Kaposi's sarcoma is one of the myriad of diseases that affect AIDS patients. Features of KS, which include a frequent multifocal presentation, and resolution upon restoration of immune competence, suggest a systemic, environmental component to this disease. Other aspects of KS, such as the male gender predilection, and involvement of the microvasculature, imply an association between KS and other angiogenic dise es. Because prior studies conducted in this laboratory have shown an association between the cellular thiol redox status and cell cycle progression, this study will investigate the contribution of this putative intracellular regulatory parameter, the cellular thiol redox bioenergetic status (TRBS) in cell cycle progression in KS. This proposal hypothesizes that the growth deregulation that occurs in KS is attributable, at least in part, to an environmentally mediated perturbation of the cellular TRBS/Ca2+ storage state. The experimental design includes studies of microvascular endothelial (MVE) cells cultured in endothelial cell growth medium (ECGM), KS cells cultured in ECGM supplemented to simulate the in vivo KS milieu, and then a reciprocal change in the culture conditions.

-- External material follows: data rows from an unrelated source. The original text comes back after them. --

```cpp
template <typename T, typename OutT, int WC, int WP, int TCN = 2, int TPN = 2, int STAGES = 2, int KG = 1, bool M16 = false,
          bool WREG = false, bool SLAB = false, bool HEAD5 = false, bool FEED = false>
__global__ void __launch_bounds__(256 * KG + (FEED ? 256 : 0)) conv_igemm2_kernel(const ConvArgs p) {
#if defined(__HIP_DEVICE_COMPILE__)
  constexpr int CH = 16 / (int)sizeof(T);
  constexpr int ESZ = (int)sizeof(T);
  constexpr int BC = WC * TCN * 32, BP = WP * TPN * 32;
  static_assert(WC * WP == 4, "4 waves per block");
  constexpr int NWI = BC / 32;
  constexpr int NPI = BP / 32;
  static_assert(!WREG || (is_x2<T>::value && TCN == 1 && KG == 1 && (STAGES == 2 || STAGES == 3) && !M16),
                "WREG: split fp16, one cout tile per wave, two-stage loop or 3-slot ring");
  constexpr int BOFF = WREG ? 0 : BC;
  constexpr int kWTileBytes = (32 * TPN * (TCN * 32 + 4) + 32 * TPN) * 4;
  constexpr int kPoolHalfRows = (STAGES * BP * 128 / 2 > 2 * kWTileBytes ? STAGES * BP * 128 / 2 : 2 * kWTileBytes) / 128 + 1;
  constexpr int ROWS = WREG ? kPoolHalfRows : BC + BP;
  static_assert(KG == 1 || STAGES == 2, "K groups run the two-stage loop");
  constexpr bool kDeep = STAGES > 3;
  __shared__ uint4 lds0_all[(kDeep ? STAGES : WREG ? 2 : KG) * ROWS * 8];
  __shared__ uint4 lds1_all[(kDeep || WREG) ? 1 : KG * ROWS * 8];
  __shared__ uint4 lds2_own[(STAGES == 3 && !WREG) ? ROWS * 8 : 1];

  if constexpr (HEAD5) {
    if ((int)blockIdx.x >= p.h5_tiles) {
      h5_ring_block(p, (int)blockIdx.x - p.h5_tiles);
      return;
    }
  }
  if constexpr (WREG && SLAB && is_x2<T>::value) {
    if (p.fh_M > 0 && (int)blockIdx.z >= p.fh_z0) {
      if (FEED && threadIdx.x >= 256) return;
      float* part = reinterpret_cast<float*>(lds0_all);
      const long e = (((long)blockIdx.z - p.fh_z0) * gridDim.y + blockIdx.y) * gridDim.x + blockIdx.x;
      const long total = (long)(gridDim.z - p.fh_z0) * gridDim.y * gridDim.x;
      for (long m = e; m < p.fh_M; m += total)
        fh_pixel(reinterpret_cast<const x2_t*>(p.in), p.H, p.W, p.in_cs, p.in_c0, p.fh_groups, p.fh_w, p.fh_w + p.fh_w1,
                 p.fh_bias, p.fh_scale, p.fh_out + (size_t)m * p.fh_out_cs + p.fh_out_c0, m, part);
      return;
    }
  }
  const int tid = threadIdx.x, lane = tid & 63;
  const int wave_all = __builtin_amdgcn_readfirstlane(tid >> 6);
  const int grp = KG > 1 ? wave_all >> 2 : 0;
  static_assert(!FEED || (WREG && STAGES == 3 && KG == 1), "FEED: the WREG ring");
  const bool feeder = FEED && wave_all >= 4;
  const int wave = (KG > 1 || FEED) ? wave_all & 3 : wave_all;
  uint4* const lds0 = lds0_all + grp * (ROWS * 8);
  uint4* const lds1 = WREG ? lds0_all + BP * 8 : kDeep ? lds0_all + ROWS * 8 : lds1_all + grp * (ROWS * 8);
  uint4* const lds2 = WREG ? lds0_all + 2 * BP * 8 : lds2_own;
  uint4* const ep1 = (kDeep || WREG) ? lds0_all + ROWS * 8 : lds1_all;
  const int wc = wave / WP, wp = wave % WP;

  int pad_y = p.pad, pad_x = p.pad, oy_off = 0, ox_off = 0, osc = 1;
  const T* wgt = reinterpret_cast<const T*>(p.wgt);
  const int phase = blockIdx.z / p.splitk, split = blockIdx.z - phase * p.splitk;
  const unsigned wrow_bytes = (unsigned)p.ksteps * 128u;
  if (p.deconv) {
    const int a = phase >> 1, b = phase & 1;
    pad_y = a ? p.ph_pad1 : p.ph_pad0; pad_x = b ? p.ph_pad1 : p.ph_pad0; oy_off = a; ox_off = b; osc = 2;
    wgt += (size_t)phase * p.cout_pad * (wrow_bytes / ESZ);
  }
  const int khi = p.deconv ? p.kh_ph[phase >> 1] : p.KH, kwi = p.deconv ? p.kw_ph[phase & 1] : p.KW;
  const int nst_all = (p.cin_chunks >> 3) * khi * kwi;
// ... 17 lines not shown

  const v4i_t rsrc_w = make_rsrc(wgt, (int)(p.cout_pad * wrow_bytes));
  const v4i_t rsrc_x = make_rsrc(p.in, p.in_bytes);

  const int lrow = lane >> 3, lphys = lane & 7;
  unsigned woff[NWI];
#pragma unroll
  for (int j = 0; j < NWI; ++j) {
    const int row = wave * (BC / 4) + j * 8 + lrow;
    woff[j] = (unsigned)(c0 + row) * wrow_bytes + (unsigned)((lphys ^ ((row >> 1) & 7)) * 16);
  }
  int roff[NPI];
  unsigned vmask[NPI];
#pragma unroll
  for (int j = 0; j < NPI; ++j) {
    const int row = wave * (BP / 4) + j * 8 + lrow;
    const int m = m0 + row;
    bool v = m < p.M;
    const int mm = v ? m : 0;
    int n = mm / (p.OH * p.OW);
    const int rem = mm - n * (p.OH * p.OW);
    int oy = rem / p.OW, ox = rem - oy * p.OW;
    if constexpr (HEAD5) {
      static_assert(BP == 256, "HEAD5: 8 x 32 positions per block");
      const int tx = bx % p.h5_tx, tyn = bx / p.h5_tx;
      n = tyn / p.h5_ty;
      oy = (tyn - n * p.h5_ty) * 4 - 2 + (row >> 5);
      ox = tx * 28 - 2 + (row & 31);
      v = true;
    }
    const int iy0 = oy * p.stride - pad_y, ix0 = ox * p.stride - pad_x;
// ... 14 lines not shown
  int wstage = kt0;

  auto issue_piece = [&](auto piece_c, uint4* lds) {
    constexpr int i = decltype(piece_c)::value;
    if constexpr (i < NWI) {
      if constexpr (!WREG) {
        if (!(FN2_CONV_ABLATE && (p.dbg & 2)))
          dma16(rsrc_w, &lds[(wave * (BC / 4) + i * 8) * 8], woff[i], ((ky * p.KW + kx) * spt + sc) * 128);
      }
    } else {
      constexpr int j = i - NWI;
      const unsigned tbit = (1u << ky) | (1u << (8 + kx));
      const int toff = ((ky * p.W + kx) * p.in_cs + sc * 8 * CH) * ESZ;
      const unsigned voff = ((vmask[j] & tbit) == tbit && wstage < kt1) ? (unsigned)(roff[j] + toff) : kOobOffset;
      if (!(FN2_CONV_ABLATE && (p.dbg & 1)))
        dma16(rsrc_x, &lds[(BOFF + wave * (BP / 4) + j * 8) * 8], voff, 0);
    }
  };
  u32x4_t wfa[WREG ? 4 : 1], wfb[WREG ? 4 : 1], wfc[(WREG && STAGES == 3) ? 4 : 1];
  const unsigned wlane = (unsigned)lane * 16u;
  const int wtile_off = WREG ? ((c0 >> 5) + wc) * (p.ksteps * 4096) : 0;
  auto load_w = [&](u32x4_t (&wf)[WREG ? 4 : 1]) {
    if constexpr (WREG) {
      const int soff = wtile_off + ((ky * p.KW + kx) * spt + sc) * 4096;
      asm volatile("buffer_load_dwordx4 %0, %4, %5, %6 offen\n\t"
                   "buffer_load_dwordx4 %1, %4, %5, %6 offen offset:1024\n\t"
                   "buffer_load_dwordx4 %2, %4, %5, %6 offen offset:2048\n\t"
                   "buffer_load_dwordx4 %3, %4, %5, %6 offen offset:3072"
                   : "=&v"(wf[0]), "=&v"(wf[1]), "=&v"(wf[2]), "=&v"(wf[3])
                   : "v"(wlane), "s"(rsrc_w), "s"(soff) : "memory");
    }
// ... 206 lines not shown
    };
    issue_stage_w(lds0, wfa);
    issue_stage_w(lds1, wfb);
    const int nst3 = (kt1 - kt0 + 2) / 3 * 3;
    for (int s = 0; s < nst3; s += 3) {
      ring_sync_w(wfa); issue_stage_w(lds2, wfc); compute_w(lds0, wfa);
      ring_sync_w(wfb); issue_stage_w(lds0, wfa); compute_w(lds1, wfb);
      ring_sync_w(wfc); issue_stage_w(lds1, wfb); compute_w(lds2, wfc);
    }
    asm volatile("s_waitcnt vmcnt(0)" : "+v"(wfa[0]), "+v"(wfa[1]), "+v"(wfa[2]), "+v"(wfa[3]), "+v"(wfb[0]), "+v"(wfb[1]),
                 "+v"(wfb[2]), "+v"(wfb[3]) :: "memory");
  } else if constexpr (WREG) {
    issue_stage_w(lds0, wfa);
    wait_w(wfa);
    __syncthreads();
    const int nst2 = (kt1 - kt0 + 1) & ~1;
    for (int s = 0; s < nst2; s += 2) {
      issue_stage_w(lds1, wfb);
      compute_w(lds0, wfa);
      wait_w(wfb);
      __syncthreads();
      if (s + 2 < nst2) issue_stage_w(lds0, wfa);
      compute_w(lds1, wfb);
      wait_w(wfa);
      __syncthreads();
    }
  } else if constexpr (STAGES == 2) {
    issue_stage(lds0);
    asm volatile("s_waitcnt vmcnt(0)" ::: "memory");
    __syncthreads();
    const int nst2 = ((kt1 - (kt0 - grp) + KG - 1) / KG + 1) & ~1;
// ... 32 lines not shown
      else asm volatile("s_waitcnt vmcnt(8)\n\ts_barrier" ::: "memory");
    };
    issue_stage(lds0);
    issue_stage(lds1);
    const int nst3 = (kt1 - kt0 + 2) / 3 * 3;
    for (int s = 0; s < nst3; s += 3) {
      ring_sync(); issue_stage(lds2); compute(lds0);
      ring_sync(); issue_stage(lds0); compute(lds1);
      ring_sync(); issue_stage(lds1); compute(lds2);
    }
    asm volatile("s_waitcnt vmcnt(0)" ::: "memory");
  }

  if constexpr (KG > 1) {
    constexpr int NA4 = TCN * TPN * 4;
    static_assert((KG - 1) * 4 * NA4 * 64 <= KG * ROWS * 8, "reduction scratch must fit the stage buffers");
    float4* red = reinterpret_cast<float4*>(lds0_all);
    auto acc4 = [&](int idx) -> float4 {
      if constexpr (M16) {
        const f32x4 v = acc16[idx / (TPN * 2)][idx % (TPN * 2)];
        return make_float4(v[0], v[1], v[2], v[3]);
      } else {
        const int t = idx >> 2, q = idx & 3;
        return make_float4(acc[t / TPN][t % TPN][4 * q], acc[t / TPN][t % TPN][4 * q + 1], acc[t / TPN][t % TPN][4 * q + 2],
                           acc[t / TPN][t % TPN][4 * q + 3]);
      }
    };
    if (grp > 0) {
#pragma unroll
      for (int idx = 0; idx < NA4; ++idx) red[(((grp - 1) * 4 + wave) * NA4 + idx) * 64 + lane] = acc4(idx);
    }
    __syncthreads();
    if (grp > 0) return;
#pragma unroll
    for (int g = 0; g < KG - 1; ++g)
#pragma unroll
      for (int idx = 0; idx < NA4; ++idx) {
        const float4 v = red[((g * 4 + wave) * NA4 + idx) * 64 + lane];
        if constexpr (M16) {
          f32x4& d = acc16[idx / (TPN * 2)][idx % (TPN * 2)];
          d[0] += v.x; d[1] += v.y; d[2] += v.z; d[3] += v.w;
        } else {
          const int t = idx >> 2, q = idx & 3;
          acc[t / TPN][t % TPN][4 * q] += v.x; acc[t / TPN][t % TPN][4 * q + 1] += v.y;
          acc[t / TPN][t % TPN][4 * q + 2] += v.z; acc[t / TPN][t % TPN][4 * q + 3] += v.w;
        }
      }
  }

  if constexpr (HEAD5) {
    if (p.dbg & 2) return;
    constexpr int TS = 52;
    static_assert(256 * TS * 4 <= 2 * ROWS * 128, "T fits the stage buffers");
// ... 66 lines not shown
          v[j] = x;
        }
        if (p.vec_ok && co + 3 < p.Cout) store_vec<OutT, 4>(po + co, v);
        else
#pragma unroll
          for (int j = 0; j < 4; ++j)
            if (co + j < p.Cout) store_elem<OutT>(po + co + j, v[j]);
      }
    }
    return;
  }

  OutT* out = reinterpret_cast<OutT*>(p.out);
  constexpr int WCOLS = TCN * 32, RS = WCOLS + 4, WROWS = 32 * TPN;
  constexpr int WTW = WROWS * RS + WROWS;
  constexpr bool kLdsT = (KG > 1 ? 4 : 2) * WTW * 4 <= KG * ROWS * 128;
  if constexpr (FEED && !kLdsT) { if (feeder) return; }
  float* const tl = reinterpret_cast<float*>(KG > 1 ? ep1 : (wave < 2 ? lds0_all : ep1)) + (KG > 1 ? wave : (wave & 1)) * WTW;
  constexpr int CPR = WCOLS / 4, RPI = 64 / CPR;
  static_assert(!SLAB || WREG, "SLAB is a specialisation of the WREG instantiations");
  if ((SLAB || !WREG) && p.splitk > 1) {
    float* slab = p.ws + (size_t)split * p.N * p.out_H * p.out_W * p.ws_cs;
    if constexpr (kLdsT) {
      if constexpr (STAGES >= 3) __syncthreads();
      if constexpr (FEED) { if (feeder) return; }
      int* rowoff = reinterpret_cast<int*>(tl + WROWS * RS);
#pragma unroll
      for (int tp = 0; tp < TPN; ++tp) {
        const int m = m0 + wp * TPN * 32 + tp * 32 + fr;
        const int mm = m < p.M ? m : 0;
        const int n = mm / (p.OH * p.OW);
        const int rem = mm - n * (p.OH * p.OW);
        const int oy = rem / p.OW, ox = rem - oy * p.OW;
// ... 810 lines not shown
  const char* e_m16 = getenv("FN2_M16_MIN");
  const bool m16 = is_x2<T>::value && !(a.dbg & 512) &&
                   ((a.dbg & 1024) || (e_m16 && tile == 128 && a.bp64 == 1 && a.kg == 1 && a.splitk == 1 &&
                                       blocks64 >= atoi(e_m16)));
#define FN2_LAUNCH2(GX, GY, THREADS, ...)                                                              \
  do {                                                                                                 \
    dim3 grid(GX, GY, z);                                                                              \
    if (conv_name_sink().buf)                                                                          \
      snprintf(conv_name_sink().buf, conv_name_sink().cap, "conv_igemm2_kernel<%s, %s, %s, %s>", type_name<T>(), \
               type_name<OutT>(), #__VA_ARGS__, m16 ? "true" : "false");                              \
    else if (m16) hipLaunchKernelGGL((conv_igemm2_kernel<T, OutT, __VA_ARGS__, is_x2<T>::value>), grid, dim3(THREADS), 0, s, a); \
    else hipLaunchKernelGGL((conv_igemm2_kernel<T, OutT, __VA_ARGS__, false>), grid, dim3(THREADS), 0, s, a);            \
  } while (0)
  if (a.wfrag) {
    if constexpr (is_x2<T>::value) {
      if (tile == 64) {
        dim3 grid(cdiv(a.M, 128), a.cout_pad / 64, z);
        if (conv_name_sink().buf)
          snprintf(conv_name_sink().buf, conv_name_sink().cap, "conv_igemm2_kernel<%s, %s, 2, 2, 1, 2, 2, 1, false, true, %s>",
                   type_name<T>(), type_name<OutT>(), a.splitk > 1 ? "true" : "false");
        else if (a.splitk > 1)
          hipLaunchKernelGGL((conv_igemm2_kernel<T, OutT, 2, 2, 1, 2, 2, 1, false, true, true>), grid, dim3(256), 0, s, a);
        else
          hipLaunchKernelGGL((conv_igemm2_kernel<T, OutT, 2, 2, 1, 2, 2, 1, false, true, false>), grid, dim3(256), 0, s, a);
      } else {
        dim3 grid(cdiv(a.M, 64), a.cout_pad / 128, z);
        const bool slab = a.splitk > 1;
        ConvArgs ah = a;
        if (a.fh_M > 0 && slab && !conv_name_sink().buf) {
          const char* e = getenv("FN2_FH_BLOCKS");
          const long per_z = (long)grid.x * grid.y;
          const long want = std::min<long>(a.fh_M, e ? atoi(e) : 1024);
          ah.fh_z0 = z;
          grid.z = z + (unsigned)std::max<long>(1, (want + per_z - 1) / per_z);
        } else {
          ah.fh_M = 0;
        }
        const ConvArgs& a = ah;
        const char* e_feed = getenv("FN2_WREG_FEED");
        const int feed = e_feed ? atoi(e_feed) : 1;
        if (conv_name_sink().buf)
          snprintf(conv_name_sink().buf, conv_name_sink().cap, "conv_igemm2_kernel<%s, %s, 4, 1, 1, 2, %d, 1, false, true, %s%s>",
                   type_name<T>(), type_name<OutT>(), a.wfrag == 2 ? 3 : 2, slab ? "true" : "false",
                   (a.wfrag == 2 && (slab ? feed >= 2 : feed >= 1)) ? ", false, true" : "");
        else if (a.wfrag == 2 && slab && feed >= 2)
          hipLaunchKernelGGL((conv_igemm2_kernel<T, OutT, 4, 1, 1, 2, 3, 1, false, true, true, false, true>), grid, dim3(512), 0, s, a);
        else if (a.wfrag == 2 && slab)
          hipLaunchKernelGGL((conv_igemm2_kernel<T, OutT, 4, 1, 1, 2, 3, 1, false, true, true>), grid, dim3(256), 0, s, a);
        else if (a.wfrag == 2 && feed >= 1)
          hipLaunchKernelGGL((conv_igemm2_kernel<T, OutT, 4, 1, 1, 2, 3, 1, false, true, false, false, true>), grid, dim3(512), 0, s, a);
        else if (a.wfrag == 2)
          hipLaunchKernelGGL((conv_igemm2_kernel<T, OutT, 4, 1, 1, 2, 3, 1, false, true, false>), grid, dim3(256), 0, s, a);
        else if (slab)
          hipLaunchKernelGGL((conv_igemm2_kernel<T, OutT, 4, 1, 1, 2, 2, 1, false, true, true>), grid, dim3(256), 0, s, a);
        else
          hipLaunchKernelGGL((conv_igemm2_kernel<T, OutT, 4, 1, 1, 2, 2, 1, false, true, false>), grid, dim3(256), 0, s, a);
// ... 64 lines not shown
```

Specific Aims I and II studies will biochemically characterize the KS and MVE cells and investigate the contribution of environmental influences on the cellular phenotype. the bioenergetic status will be determined by an HPLC nucleotide profile, and the glutathione quantitated by a kinetic, dual beam spectrophotometric assay.
Specific Aim III will address whether there is an association between the cellular TRBS and mitogenic responsiveness. Experiments will be conducted to evaluate the cellular Ca2+ storage state by monitoring endoplasmic reticulum (e.r.) Ca2+ loading, and inositol triphosphate initiated Ca2+ release (45Ca2+ used for e.r. assays), and Ca2+ mobilization in response to the mitogen BFGF (intact cells, fura-2 AM fluorimetric and microscopic assays). Flow cytometric DNA analyses and 3H- thymidine incorporation will be used to follow cell cycle progression and DNA synthesis, respectively.
Specific Aim I V studies will determine the effects of specific sex steroids on the proliferative/cell cycle progression responses, and autocrine interleukin-6 production, in KS and MVE cells. Although this study is designed to provide insight into the pathogenesis of KS, it will also generate information that is applicable to other diseases that result from capillary growth deregulation. A future goal of these studies is the development of treatment modalities to address/alleviate these growth disturbances.